Friday, December 13, 2013
By Ben Walker / The Associated Press
The question now is whether Major League Baseball's player suspensions will stop the drug cheats once and for all.
In this Oct. 14, 2012, photo, New York Yankees' Alex Rodriguez sits in the dugout after striking out in Game 2 of the American League championship series against the Detroit Tigers in New York.
To Logan Morrison, the suspensions and shame and loss in salary might not be enough. To really deter them, the Miami Marlins' first baseman suggests clubs pay a price, too.
"Maybe penalizing the teams for guys who signed — like Melky signing that $16 million deal — maybe the team should have to give up something," Morrison said.
Which would be fine with Dodgers second baseman Mark Ellis.
"We're sick of it. Tired of it," he said. "We don't want the fans thinking everybody cheats. You listen to people talk and they associate baseball with cheating."

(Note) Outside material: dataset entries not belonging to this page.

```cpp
template <int NB>
__device__ __forceinline__ void ln_stats(const f32x16 (&acc)[NB], float eps, float& rstd, float& mr) {
  constexpr int NF = NB * 32;
  f32x16 sv = acc[0];
#pragma unroll
  for (int b = 1; b < NB; ++b) sv += acc[b];
  float s = 0.f;
#pragma unroll
  for (int i = 0; i < 16; ++i) s += sv[i];
  s = wave_halves_sum(s);
  const float mean = s / (float)NF;
  f32x16 qv = (f32x16)(0.f);
#pragma unroll
  for (int b = 0; b < NB; ++b) { const f32x16 d = acc[b] - mean; qv += d * d; }
  float q = 0.f;
#pragma unroll
  for (int i = 0; i < 16; ++i) q += qv[i];
  q = wave_halves_sum(q);
  rstd = rsqrtf(q / (float)NF + eps);
  mr = -mean * rstd;
}
__device__ __forceinline__ void ln_block(Frag8<bf16_t>& lo, Frag8<bf16_t>& hi, const f32x16& x, float rstd, float mr) {
  const f32x16 y = x * rstd + mr;
  float a[8], b[8];
#pragma unroll
  for (int j = 0; j < 8; ++j) { a[j] = y[j]; b[j] = y[8 + j]; }
  pack8(lo, a);
  pack8(hi, b);
}
__device__ __forceinline__ void put_stats(float* st, long tok, int ntok, float rstd, float mr, int lane) {
  if (lane < 32 && tok < ntok) {
    st[tok] = -mr / rstd;
    st[(long)ntok + tok] = rstd;
  }
}
template <int NB>
__device__ __forceinline__ void ln_to_bop(Frag8<bf16_t> (&bop)[2 * NB], const f32x16 (&acc)[NB], float eps, float* st = nullptr,
                                          long tok = 0, int ntok = 0, int lane = 0) {
  float rstd, mr;
  ln_stats<NB>(acc, eps, rstd, mr);
  if (st != nullptr) put_stats(st, tok, ntok, rstd, mr, lane);
#pragma unroll
  for (int b = 0; b < NB; ++b) ln_block(bop[2 * b], bop[2 * b + 1], acc[b], rstd, mr);
}
template <int NB>
__device__ __forceinline__ void ln_and_pack(Frag8<bf16_t> (&lnb)[2 * NB], Frag8<bf16_t> (&xb)[2 * NB], const f32x16 (&acc)[NB],
                                            float eps, float* st = nullptr, long tok = 0, int ntok = 0, int lane = 0) {
  float rstd, mr;
  ln_stats<NB>(acc, eps, rstd, mr);
  if (st != nullptr) put_stats(st, tok, ntok, rstd, mr, lane);
#pragma unroll
  for (int b = 0; b < NB; ++b) {
    ln_block(lnb[2 * b], lnb[2 * b + 1], acc[b], rstd, mr);
    float a[8], c[8];
#pragma unroll
    for (int j = 0; j < 8; ++j) { a[j] = acc[b][j]; c[j] = acc[b][8 + j]; }
    pack8(xb[2 * b], a);
    pack8(xb[2 * b + 1], c);
  }
}

template <int N> __device__ __forceinline__ void zero_acc(f32x16 (&acc)[N]) {
#pragma unroll
  for (int b = 0; b < N; ++b) acc[b] = (f32x16)(0.f);
}
}
```

### world_modelz_amd/csrc/layer_fused.hip

```cpp
#include "fused_common.h"
#include "fused_pack_rows.h"
#include "wmz_debug.h"

namespace {

struct FusedParams {
  const bf16_t* o;
  const bf16_t* x;
  bf16_t* xo;
  bf16_t* q;
  bf16_t* kv;
  const char* wpack;
  const float* vec;
  int ntok;
  float eps;
  const int64_t* z; const float *emb, *pos_s, *pos_h, *pos_w; int S, H, W, num_classes;
  int dbg;
  int rows_out, rows_in, row0;
  int xflags;
  bf16_t* x1o; bf16_t* xo_rm; int kv_combined;
  float* st_ff; float* st_attn;
  bf16_t* zt;
  long long* ts;
};
#define WMZ_TS(slot)                                                                                      \
  do {                                                                                                    \
    if (P.ts != nullptr && blockIdx.x == 0 && lane == 0) P.ts[wave * 64 + (slot)] = __builtin_readcyclecounter(); \
  } while (0)
__device__ __forceinline__ long src_row(const FusedParams& P, long t) {
  if (P.rows_out == 0) return t;
  const int c = (int)t / P.rows_out;
  return (long)c * P.rows_in + P.row0 + ((int)t - c * P.rows_out);
}
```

"The teams maybe should look at some things. Not sign guys who are caught. That would be a good thing. Start taking guys' money away," Ellis said.

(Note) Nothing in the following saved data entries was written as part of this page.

template <bool LDM>
__global__ void __launch_bounds__(MERGE_THREADS, MERGE_MIN_CTAS)
zb_merge_segments_kernel(const u8* __restrict__ src, const ZbBlock* __restrict__ blocks, ZbParams prm, ZbStrides sd, const ZbSegMeta* __restrict__ segmeta,
                         u64* __restrict__ seqs, u8* __restrict__ lits, ZbBlockMeta* __restrict__ meta,
                         ZbLdmView ldm, u32* __restrict__ farScratch, u16* __restrict__ distScratch)
{
    __shared__ u32 sPos[MERGE_TILE], sLit[MERGE_TILE], sLen[MERGE_TILE], sOff[MERGE_TILE];
    __shared__ u32 wsumL[MERGE_THREADS / 32], wsumA[MERGE_THREADS / 32], wmaxU[MERGE_THREADS / 32], wmaxK[MERGE_THREADS / 32];
    __shared__ u32 sR2[MERGE_TILE], sRep[3];
    __shared__ u32 baseL, baseA, carryEnd;
    __shared__ u32 gFirst[ZB_PARSE_SEGS], gCnt[ZB_PARSE_SEGS], gBase[ZB_PARSE_SEGS], gCur[ZB_PARSE_SEGS], gPm[ZB_PARSE_SEGS], gPl[ZB_PARSE_SEGS];
    __shared__ u32 gTotal;
    u32 const b = blockIdx.x, tid = threadIdx.x, lane = tid & 31u, warp = tid >> 5;
    ZbBlock const bd = blocks[b];
    if (bd.size < 7u) return;
    u64* const myseq = seqs + (size_t)b * sd.seq;
    u8*  const mylit = lits + (size_t)b * sd.lit;
    const u8* const in = src + bd.srcOff;
    u32 const segs = (bd.size + ZB_PARSE_SEG - 1u) / ZB_PARSE_SEG;
    u32 const segStride = (sd.dist + ZB_PARSE_SEG - 1u) / ZB_PARSE_SEG;
    if (warp == 0u) {
        u32 nb = 0; u64 r0 = 0, rl = 0;
        if (lane < segs) {
            nb = segmeta[(size_t)b * segStride + lane].nbSeq;
            if (nb) { r0 = myseq[(size_t)lane * SEG_SLOTS]; rl = myseq[(size_t)lane * SEG_SLOTS + nb - 1u]; }
        }
        u32 cur = 0, total = 0;
        for (u32 k = 0; k < segs; k++) {
            u32 const n = __shfl_sync(ZB_FULL, nb, (int)k);
            u64 r = __shfl_sync(ZB_FULL, r0, (int)k);
            u64 const last = __shfl_sync(ZB_FULL, rl, (int)k);
            u32 f = 0, pm = 0, pl = 0;
            while (f < n) {
                u32 const ms = ZB_RAW_MS(r), ml = ZB_RAW_MLEN(r);
                if (ms + ml <= cur || (ms < cur && ms + ml - cur < 3u)) { f++; if (f < n) r = myseq[(size_t)k * SEG_SLOTS + f]; continue; }
                if (ms < cur) { pm = cur; pl = ms + ml - cur; } else { pm = ms; pl = ml; }
                break;
            }
            if (lane == 0u) { gFirst[k] = f; gCnt[k] = n - f; gBase[k] = total; gCur[k] = cur; gPm[k] = pm; gPl[k] = pl; }
            if (f < n) { cur = (f == n - 1u) ? pm + pl : ZB_RAW_MS(last) + ZB_RAW_MLEN(last); total += n - f; }
        }
        if (lane == 0u) gTotal = total;
    }
    __syncthreads();
    u32 nbSeq;
    if constexpr (LDM) {
        u64* const P = reinterpret_cast<u64*>(farScratch + (size_t)b * sd.dist);
#pragma unroll 1
        for (u32 k = 0; k < segs; k++) {
            u32 const f = gFirst[k], cnt = gCnt[k];
            const u64* const sfrom = myseq + (size_t)k * SEG_SLOTS + f;
            for (u32 i = tid; i < cnt; i += MERGE_THREADS) {
                u64 r = sfrom[i];
                if (i == 0u) r = zb_pack_raw(ZB_RAW_OFF(r), gPl[k], gPm[k]);
                P[gBase[k] + i] = r;
            }
        }
        __syncthreads();
        nbSeq = zb_ldm_overlay(P, gTotal, ldm.match + ldm.first[b], ldm.cnt[b], reinterpret_cast<u32*>(distScratch + (size_t)b * sd.dist), myseq,
                               wsumA, sPos, carryEnd);
        __syncthreads();
    } else {
#pragma unroll 1
    for (u32 k = 0; k < segs; k++) {
        u32 const f = gFirst[k], cnt = gCnt[k];
        const u64* const sfrom = myseq + (size_t)k * SEG_SLOTS + f;
        u64* const sto = myseq + gBase[k];
        for (u32 c0 = 0; c0 < cnt; c0 += MERGE_THREADS) {
            u32 const i = c0 + tid;
            u64 r = 0; u32 ms = 0, ml = 0;
            if (i < cnt) { r = sfrom[i]; ms = ZB_RAW_MS(r); ml = ZB_RAW_MLEN(r); if (i == 0u) { ms = gPm[k]; ml = gPl[k]; } }
            u32 const myEnd = ms + ml;
            u32 prevEnd = __shfl_up_sync(ZB_FULL, myEnd, 1);
            if (lane == 31u) wsumL[warp] = myEnd;
            __syncthreads();
            if (lane == 0u) prevEnd = warp ? wsumL[warp - 1u] : (c0 ? carryEnd : gCur[k]);
            __syncthreads();
            if (i < cnt) sto[i] = zb_pack_seq(ZB_RAW_OFF(r), ms - prevEnd, ml);
            if (tid == MERGE_THREADS - 1u) carryEnd = myEnd;
            __syncthreads();
        }
    }
    nbSeq = gTotal;
    }
    zb_merge_codes(prm.codeRep[0], prm.codeRep[1], prm.codeRep[2], (bd.flags & ZB_FLAG_FIRST) != 0u, myseq, mylit, in, nbSeq, bd.size, meta + b,
                   sPos, sLit, sLen, sOff, sR2, sRep, wsumL, wsumA, wmaxU, wmaxK, baseL, baseA);
}

__global__ void __launch_bounds__(MERGE_THREADS)
zb_merge_small_kernel(const u8* __restrict__ src, const ZbBlock* __restrict__ blocks, u32 nbBlocks, ZbParams prm, ZbStrides sd, const ZbSegMeta* __restrict__ segmeta,
                      u64* __restrict__ seqs, u8* __restrict__ lits, ZbBlockMeta* __restrict__ meta)
{
    u32 const lane = threadIdx.x & 31u;
    u32 const b = blockIdx.x * (MERGE_THREADS / 32u) + (threadIdx.x >> 5);
    if (b >= nbBlocks) return;
    ZbBlock const bd = blocks[b];
    if (bd.size < 7u) return;
    u64* const myseq = seqs + (size_t)b * sd.seq;
    u8* const mylit = lits + (size_t)b * sd.lit;
    const u8* const in = src + bd.srcOff;
    u32 const nbSeq = segmeta[b].nbSeq;
    ZbRepHist hist; hist.r1 = 0; hist.r2 = 0; hist.r3 = 0;
    if (bd.flags & ZB_FLAG_FIRST) { hist.r1 = prm.codeRep[0]; hist.r2 = prm.codeRep[1]; hist.r3 = prm.codeRep[2]; }
    u32 posL = 0, posA = 0;
    for (u32 t0 = 0; t0 < nbSeq; t0 += 32u) {
        u32 const i = t0 + lane;
        u64 const r = (i < nbSeq) ? myseq[i] : 0ull;
        u32 const ms = ZB_RAW_MS(r), ml = ZB_RAW_MLEN(r), off = ZB_RAW_OFF(r);
        u32 const myEnd = (i < nbSeq) ? ms + ml : 0u;
        u32 prevEnd = __shfl_up_sync(ZB_FULL, myEnd, 1);
        if (lane == 0u) prevEnd = posA;
        u32 const ll = (i < nbSeq) ? ms - prevEnd : 0u;
        u32 const adv = ll + ((i < nbSeq) ? ml : 0u);
        u32 inL = ll;
#pragma unroll
        for (u32 o = 1; o < 32u; o <<= 1) { u32 const x = __shfl_up_sync(ZB_FULL, inL, o); if (lane >= o) inL += x; }
        u32 code = 0;
        u32 const cnt = min(32u, nbSeq - t0);
        for (u32 j = 0; j < cnt; j++) {
            u32 const o = __shfl_sync(ZB_FULL, off, (int)j), l = __shfl_sync(ZB_FULL, ll, (int)j);
            u32 const c = zb_rep_code(hist, o, l);
            if (lane == j) code = c;
        }
        if (i < nbSeq) {
            const u8* const from = in + prevEnd;
            u8* const to = mylit + posL + inL - ll;
            for (u32 x = 0; x < ll; x++) to[x] = from[x];
            myseq[i] = zb_pack_seq(code, ll, ml);
        }
        posL += __shfl_sync(ZB_FULL, inL, 31);
        posA = __shfl_sync(ZB_FULL, myEnd, (int)(cnt - 1u));
        (void)adv;
    }
    u32 const lastLits = bd.size - posA;
    for (u32 x = lane; x < lastLits; x += 32u) mylit[posL + x] = in[posA + x];
    if (lane == 0) {
        ZbBlockMeta m; m.nbSeq = nbSeq; m.litSize = posL + lastLits; m.litSecSize = 0; m.bodySize = 0;
        m.type = ZB_BT_COMPRESSED; m.forceRaw = 0; m.rleByte = 0; m.pad = 0;
        meta[b] = m;
    }
}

The Associated Press reports that a person familiar with the negotiations says that all players targeted for drug suspensions other than Alex Rodriguez have accepted 50-game penalties from Major League Baseball.

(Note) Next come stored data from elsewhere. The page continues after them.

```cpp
int qemb_op_gemm(int64_t M, int64_t N, int64_t K, double alpha, const double* A, int64_t lda, int a_kcontig,
                 int64_t strideA, const double* B, int64_t ldb, int b_kcontig, int64_t strideB, double beta,
                 double* C, int64_t ldc, int64_t strideC, int64_t batch);
int qemb_op_gemm_slab_rows(int64_t M, int64_t N, int64_t K, const double* A, int64_t lda, int64_t a_slab, int64_t a_slab_skip, const double* B, int64_t ldb,
                           int b_kcontig, double* C, int64_t ldc, int cfg);
int qemb_set_gemm_config(int cfg);
int qemb_mfma_f64_peak(int iters, int blocks_per_cu, double* tflops);
int qemb_set_gemm_splitk(int enabled);
int qemb_op_gemm_probe(int64_t M, int64_t N, int64_t K, const double* A, int64_t lda, int a_kcontig, const double* B, int64_t ldb, int b_kcontig,
                       double* C, int64_t ldc, int cfg, int ksplit, double* ms, double* clock_ghz, int64_t* workgroups);
int qemb_op_gemm_stamps(int64_t M, int64_t N, int64_t K, const double* A, int64_t lda, const double* B, int64_t ldb, double* C, int64_t ldc, int cfg,
                        int ksplit, double* out7);
int qemb_pair_gemm_choice(int64_t rows, int64_t cols, int* cfg, int* ksplit);
int qemb_ccsd_gemm_plans(int o, int v, int64_t* out);
int qemb_set_gemm_ksplit(int ksplit);
int qemb_gemm_tile_table(int index, int* id, int* rows, int* cols, int* bk, int* mode1, int* has_classic, int* ladder_twin);
int qemb_gemm_last_launch(int* cfg, int* vec2, int* mode, int* ksplit, int* sb_m, int* sb_n, int* wide_c);
int qemb_op_copy4(const int64_t dim[4], const double* in, const int64_t si[4], double* out,
                  const int64_t so[4], double alpha, double beta);
int qemb_op_outer4(const int64_t dim[4], const double* u, int64_t su0, int64_t su2, const double* v,
                   int64_t sv1, int64_t sv3, double* out, const int64_t so[4], double alpha, double beta);
int qemb_op_div_denom(double* x, int64_t d0, int64_t d1, int64_t d2, int64_t d3, const double* ea,
                      const double* eb, const double* ec, const double* ed);
int qemb_op_ladder_pack_vvvv(int64_t n, int64_t o, const double* M, double* Vp, int64_t ldp, double* Vm, int64_t ldm);
int qemb_op_ladder_pack_tau(int64_t o, int64_t v, const double* tau, double* Tp, int64_t ldp, double* Tm, int64_t ldm);
int qemb_op_ladder_scatter_pm(int64_t o, int64_t v, const double* Rp, int64_t ldp, const double* Rm, int64_t ldm, double* t2);
int qemb_op_dot(int64_t n, const double* x, const double* y, double* out_dev);
int qemb_op_absmax(int64_t n, const double* x, double* out_dev);
int qemb_op_gemv_rows(int64_t rows, int64_t cols, const double* T, int64_t ldt, const double* x, double* y,
                      double alpha, double beta);
int qemb_op_gemv_rows_batched(int64_t rows, int64_t cols, int64_t nbatch, const double* T, int64_t ldt, int64_t strideT,
                              const double* x, int64_t stridex, double* y, double alpha, double beta);
int qemb_op_contract_mid(int64_t outer, int64_t mid, int64_t inner, const double* T, const double* x,
                         double* Y, int64_t ldy, double alpha, double beta);
int qemb_op_unpack_s4(int64_t n, const double* s4, double* s1);
int qemb_op_pack_s4(int64_t n, const double* s1, double* s4);
int qemb_op_unpack_s8_to_s4(int64_t n, const double* s8, double* s4);
int qemb_op_mirror_lower(int64_t n, double* A, int64_t lda);
int qemb_op_k_from_pairs(int64_t n, const double* H, const double* D, double* K);
int qemb_op_jk_from_packed(int64_t n, const double* S4, const double* D, const double* Dp, double* Jp, double* K);
int qemb_op_pack_pm_cols(int64_t rows, int64_t v, const double* in, double* Op, int64_t ldp, double* Om, int64_t ldm);
int qemb_op_scatter_pm_rows(int64_t o, int64_t ncols, const double* Xp, const double* Xm, double* out);
int qemb_op_pack_w_pm(int64_t o, const double* W, double* Ap, int64_t lda_p, double* Am, int64_t lda_m);
int qemb_op_ladder_scatter_pm2(int64_t o, int64_t v, const double* Rp, int64_t ldp, const double* Rm, int64_t ldm, const double* Hp, const double* Hm,
                               int assign, double* t2);
int qemb_op_lincomb2(int64_t n, double a, const double* x, double b, const double* y, double beta, double* out);
int qemb_op_small_k_update(int64_t batch, int64_t M, int64_t N, int64_t K, double alpha, const double* A, int64_t sA, const double* B, int64_t sB, double* C, int64_t sC);
int qemb_op_ccsd_ph_layouts(int64_t o, int64_t v, const double* t2, const double* t1, double* T, double* Tp, double* S, double* Ut, double* Tpt, double* Th);
int qemb_op_ccsd_y_traces(int64_t o, int64_t v, const double* ZC, const double* ZB, double* Y);
int qemb_op_copy4_two(const int64_t dim[4], const double* in, const int64_t si[4], double* out, const int64_t so[4], double alpha, double beta, const double* base,
                      double* out2, const double* in2, double c2a, double c2b);
int qemb_op_scatter_pm_rows_add(int64_t o, int64_t ncols, const double* Xp, const double* Xm, double* out, const double* add);
int qemb_op_ccsd_y_traces_add(int64_t o, int64_t v, const double* ZC, const double* ZB, double* Y, const double* add);
int qemb_op_pack_w_pm_sum(int64_t o, const double* Wt, const double* X, const double* At, double* Ap, int64_t lda_p, double* Am, int64_t lda_m);
int qemb_op_ccsd_t1_small(int64_t o, int64_t v, const double* t1, const double* Lvv, const double* Loo, const double* Fov, double* t1n);
int qemb_op_ccsd_t1_assemble(int64_t o, int64_t v, const double* t1, const double* Lvv, const double* Loo, const double* Fov, const double* S, const double* Lph1,
                             const double* PA, int SA, int64_t strideA, const double* PB, int SB, int64_t strideB, double* t1n);
int qemb_op_gemv_rows_two(int64_t rows1, int64_t cols1, const double* T1, int64_t ld1, const double* x1, double* y1, double a1, double b1,
                          int64_t rows2, int64_t cols2, const double* T2, int64_t ld2, const double* x2, double* y2, double a2, double b2);
int qemb_op_ccsd_y_traces_slabs(int64_t o, int64_t v, const double* ZC, const double* ZB, double* Y, const double* add, int S, int64_t stride, double scale);
int qemb_op_gemv_rows2(int64_t rows, int64_t cols, const double* T1, int64_t ld1, const double* x1, const double* T2, int64_t ld2, const double* x2, double* y, double alpha, double beta);
int qemb_op_ccsd_finish_t2_rings(int64_t o, int64_t v, double* t2n, const double* U, const double* OV, const double* RS, const double* M, const double* eo, const double* ev, double* t1n);
int qemb_op_diis_push(int64_t n, const double* trial, const double* prev, double* e, double* xcopy, int m, const double* const* ys, int self, double* row_dev, double* row_host);
int qemb_op_ccsd_extrapolate_energy(int64_t o, int64_t v, int nterms, const double* coef, const double* const* xs, double* amp, const double* L, double* tau, double* e_host);
int qemb_op_gather_rows(int64_t nrows, int64_t len, const int64_t* idx_dev, const double* src, int64_t ld, double* dst);
int qemb_op_scale_rows(int64_t nrows, int64_t len, double* x, const double* s);
int qemb_op_pack_pair_rows(int64_t n, int64_t ncols, const double* in, double* out);
int qemb_op_unpack_tril_pair_rows(int64_t nr, int64_t n, const double* in, double* full);
int qemb_op_extract_pf(int64_t n, const double* Mp, int64_t p0, int64_t q0, int64_t r0, int64_t s0, int64_t sp, int64_t sq,
                       int64_t sr, int64_t ss, double* out);
int qemb_op_extract_pf_t(int64_t n, const double* T, int64_t x0, int64_t r0, int64_t s0, int64_t c0, int64_t sx, int64_t sr,
                         int64_t ss, int64_t sc, double* out);
int qemb_op_ladder_pack_vvvv_pf(int64_t n, int64_t o, const double* Mp, double* Vp, int64_t ldp, double* Vm, int64_t ldm);
int qemb_op_extract_pf_t_compact(int64_t n, const double* T, int64_t x0, int64_t c0, int64_t sx, int64_t sr, int64_t ss, int64_t sc,
                                 double* out, int64_t slab);
int qemb_op_gather_pair_cols(int64_t rows, int64_t n, const double* in, int64_t r0, int64_t s0, int64_t sr, int64_t ss, double* out);
int qemb_op_extract_ps(int64_t n, const double* S, int64_t p0, int64_t q0, int64_t r0, int64_t s0, int64_t sp, int64_t sq,
                       int64_t sr, int64_t ss, double* out);
int qemb_op_extract_ps_packed(int64_t n, const double* S, int64_t p0, int64_t q0, int64_t r0, int64_t sp, int64_t sq, int64_t sr, double* out);
int qemb_op_unpack_pair_block(int64_t n, int64_t o, const double* S, double* Mv, int64_t ld);
int qemb_op_ladder_pack_vvvv_pf_ld(int64_t n, int64_t o, const double* Mp, int64_t ld, double* Vp, int64_t ldp, double* Vm, int64_t ldm);
int qemb_op_pack_pm_ovvv(int64_t o, int64_t v, const double* ovvv, double* Op, int64_t ldp, double* Om, int64_t ldm);
int qemb_op_df_pair_product(int64_t np, int64_t naux, const double* bb, double* out);
int qemb_op_unpack_tril_rows(int64_t rows, int64_t n, const double* packed, double* full);
int qemb_op_pack_tril_rows(int64_t rows, int64_t n, const double* full, double* packed);
int qemb_op_jacobi_eigh(int64_t n, double* A, double* w, double* V, int* sweeps);
int qemb_op_scf_fused_max(void);
int qemb_op_jacobi_eigh_in_basis(int64_t n, const double* F, const double* Cp, double* w, double* C_out, double* C2_out, int nocc, double* dm_out, double stop_below, int* sweeps);
int qemb_op_scf_fock_small(int64_t n, const double* h, const double* J, const double* K, const double* D, double* F, double* err, double* scal2);
int qemb_op_pack_density_sym(int64_t n, const double* D, double* Dp);
int qemb_op_jacobi_svd(int64_t m, int64_t n, double* G, double* s, double* U, double* V, int* sweeps);
int qemb_op_cholesky_lower(int64_t n, double* A);
int qemb_op_tri_inverse_lower(int64_t n, const double* L, double* Linv);


int qemb_op_mp2_amplitudes(int64_t o, int64_t v, const double* ovov, const double* eo, const double* ev, double* t2, double* G, double* e_host);

int qemb_op_rdm2_assemble(int kind, int64_t o, int64_t v, const double* t1, const double* t2, const double* dm1c, double* out);
int qemb_op_rdm2_add_nc(int64_t m, const double* g, double alpha, double* X);
int qemb_op_rdm2_symmetrize(int64_t m, const double* g, double* X);
int qemb_op_rdm2_eri_dot(int64_t m, int sym, const double* eri, const double* K, double* e_host);

int qemb_op_kdf_split(int64_t rows, int64_t nao, const double* z, double* planes);
int qemb_op_kdf_stack(int64_t nk, int64_t nao, int64_t n, const double* ta, double* Cs, double* Dk);
int qemb_op_kdf_pack(int64_t naux, int64_t n, const double* M, int paired, double w, double* F, int64_t ldf, double* out2_host);

int qemb_frag_prepare_ccsd(qemb_frag_t f, int nsocc, const double* h, const double* dm0, const qemb_solver_opts* opts);
int qemb_frag_ccsd_iterate(qemb_frag_t f, int niter, double* e_corr, double* normt);
int qemb_frag_ccsd_reset(qemb_frag_t f);
int qemb_frag_ccsd_export(qemb_frag_t f, const char* name, double* host, int64_t nelem);


int qemb_op_boys(int m_max, int64_t n, const double* x, double* out);
int qemb_op_int3c_class(int la, int lb, int lP, const void* bf_a, const void* bf_b, const void* bf_P, const double* c2s, double* out_host);
int qemb_op_int4c_class(int la, int lb, int lc, int ld, const void* bf_a, const void* bf_b, const void* bf_c, const void* bf_d, const double* c2s, double* out_host);
int qemb_op_int4c_tile(void* basis, const int32_t* pairs_r, int64_t n_r, const int32_t* pairs_s, int64_t n_s, double thresh, double* out_host);
int qemb_op_cd_panel_factor(int n, const double* A_host, double thr, double* T_host, int32_t* piv_host, int32_t* rank, int* in_lds);
int qemb_op_cd_diag_update(int64_t np, int r, const double* Lnew_host, const int32_t* pivrow_host, double* d_host, int64_t nsp, const int32_t* row0_host, const int32_t* cnt_host,
                           double* spmax_host, double* dmax_host);
int qemb_op_cd_permute(int64_t M, int64_t N, const double* L_host, const int32_t* pos_host, int full, double* out_host);
int qemb_op_df_get_ints(void* df, double* out_host, int* identity_metric);

int qemb_op_fci_sigma(int n, int nsocc, const double* h_host, const double* V_dev, const double* c_dev, double* sigma_dev);
int qemb_op_fci_rdm12(int n, int nsocc, const double* c_dev, int cumulant, double* dm1_host, double* dm2_dev);
int qemb_op_fci_sigma_timed(int n, int nsocc, const double* h_host, const double* V_dev, const double* c_dev, double* sigma_dev, double* ms3);
int qemb_op_fci_links(int n, int nsocc, int64_t* ns, int* nlink, int32_t* strings_host, int32_t* links_host);

int qemb_op_joint_diag(int64_t K, int64_t m, double* Q_dev, double* U_dev, double stop_angle, int max_sweeps, int* sweeps, double* f, int* converged);
int qemb_op_joint_diag_bytes(int64_t K, int64_t m, int64_t* bytes, int* in_lds);
int qemb_op_joint_diag_mem_limit(int64_t bytes);

#ifdef __cplusplus
}
#endif
#endif
```

### quemb_amd/_lib.py

```python

from __future__ import annotations

import ctypes as C
import os
from pathlib import Path

import numpy as np

_HERE = Path(__file__).resolve().parent
LIB_PATH = _HERE / "libqemb_hip.so"

c_dp = C.POINTER(C.c_double)
c_i64 = C.c_int64
c_vp = C.c_void_p


QEMB_ERR_ARG, QEMB_ERR_ALLOC, QEMB_ERR_DEVICE, QEMB_ERR_NOCONV, QEMB_ERR_NUMERIC, QEMB_ERR_UNSUPPORTED = -1, -2, -3, -4, -5, -6


class QembError(RuntimeError):

    def __init__(self, msg="", status=None):
        super().__init__(msg)
        self.status = status


class SolverOpts(C.Structure):
    _fields_ = [("struct_size", C.c_uint32), ("cc_conv_tol", C.c_double), ("cc_conv_tol_normt", C.c_double), ("cc_max_cycle", C.c_int),
                ("cc_diis_space", C.c_int), ("scf_conv_tol", C.c_double), ("scf_conv_tol_grad", C.c_double),
                ("scf_max_cycle", C.c_int), ("scf_diis_space", C.c_int), ("warm_start", C.c_int), ("verbose", C.c_int),
                ("relax_density", C.c_int), ("lambda_conv_tol", C.c_double), ("lambda_max_cycle", C.c_int),
                ("strict_convergence", C.c_int)]


class FciOpts(C.Structure):
    _fields_ = [("struct_size", C.c_uint32), ("conv_tol", C.c_double), ("max_cycle", C.c_int), ("max_space", C.c_int), ("lindep", C.c_double)]


_lib = None
_initialised_device = None
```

The person says All-Stars Nelson Cruz of Texas, Jhonny Peralta of Detroit and Everth Cabrera of San Diego are among the 12 who accepted penalties Monday.
Will the penalties serve as a deterrent? Hall of Famer Joe Morgan will wait and see.
"It depends on what the punishments are. The thing with me is always the risk versus the reward," he said. "What is the reward? Getting a $150 million contract. What is the risk? A 30-day suspension, a 60-day suspension? The risk doesn't outweigh the reward."
"Until that happens, it's not going to change," he said. "It's very simple: The risk has to outweigh the reward."
And that might mean something more drastic. Say, the risk of players immediately losing their rich deals if they're caught.
"I know they're talking about" terminating contracts, St. Louis pitcher Adam Wainwright said. "But I don't know if you want to go down that road. Once you start, where do you stop?"
It'd be a start, Padres outfielder Will Venable said.
"My personal opinion is that the penalties need to get back to the contracts," he said. "I believe that if you cross over and decide that you are going to use the banned substance, you also should forfeit the support of the players' association."
"They are not worthy of the support of the players' association. I think the combination of that and somehow having to forfeit or void your contract that you're under is something that needs to be the main focus of the penalties," he said.
For Mark McGwire, the taint of scandal cost him a chance at the Hall of Fame. For Barry Bonds and Roger Clemens, the drug cloud landed them in federal court.
Rafael Palmeiro, with more than 500 home runs and 3,000 hits, became an outcast after a positive drug test. Manny Ramirez drew a suspension that ran him out of the majors, Steve Howe was banned seven times. In the 1980s, several players had reputations tarnished during the Pittsburgh cocaine trials, before that a few even went to prison.
Now, former MVP Ryan Braun is serving a 65-game ban and more big penalties are looming.
"There's a thought that maybe the punishment isn't steep enough because the guys are still doing stuff," Seattle shortstop Brendan Ryan said. "Is there a punishment that's too stiff? I don't know. It should scare anyone from doing it."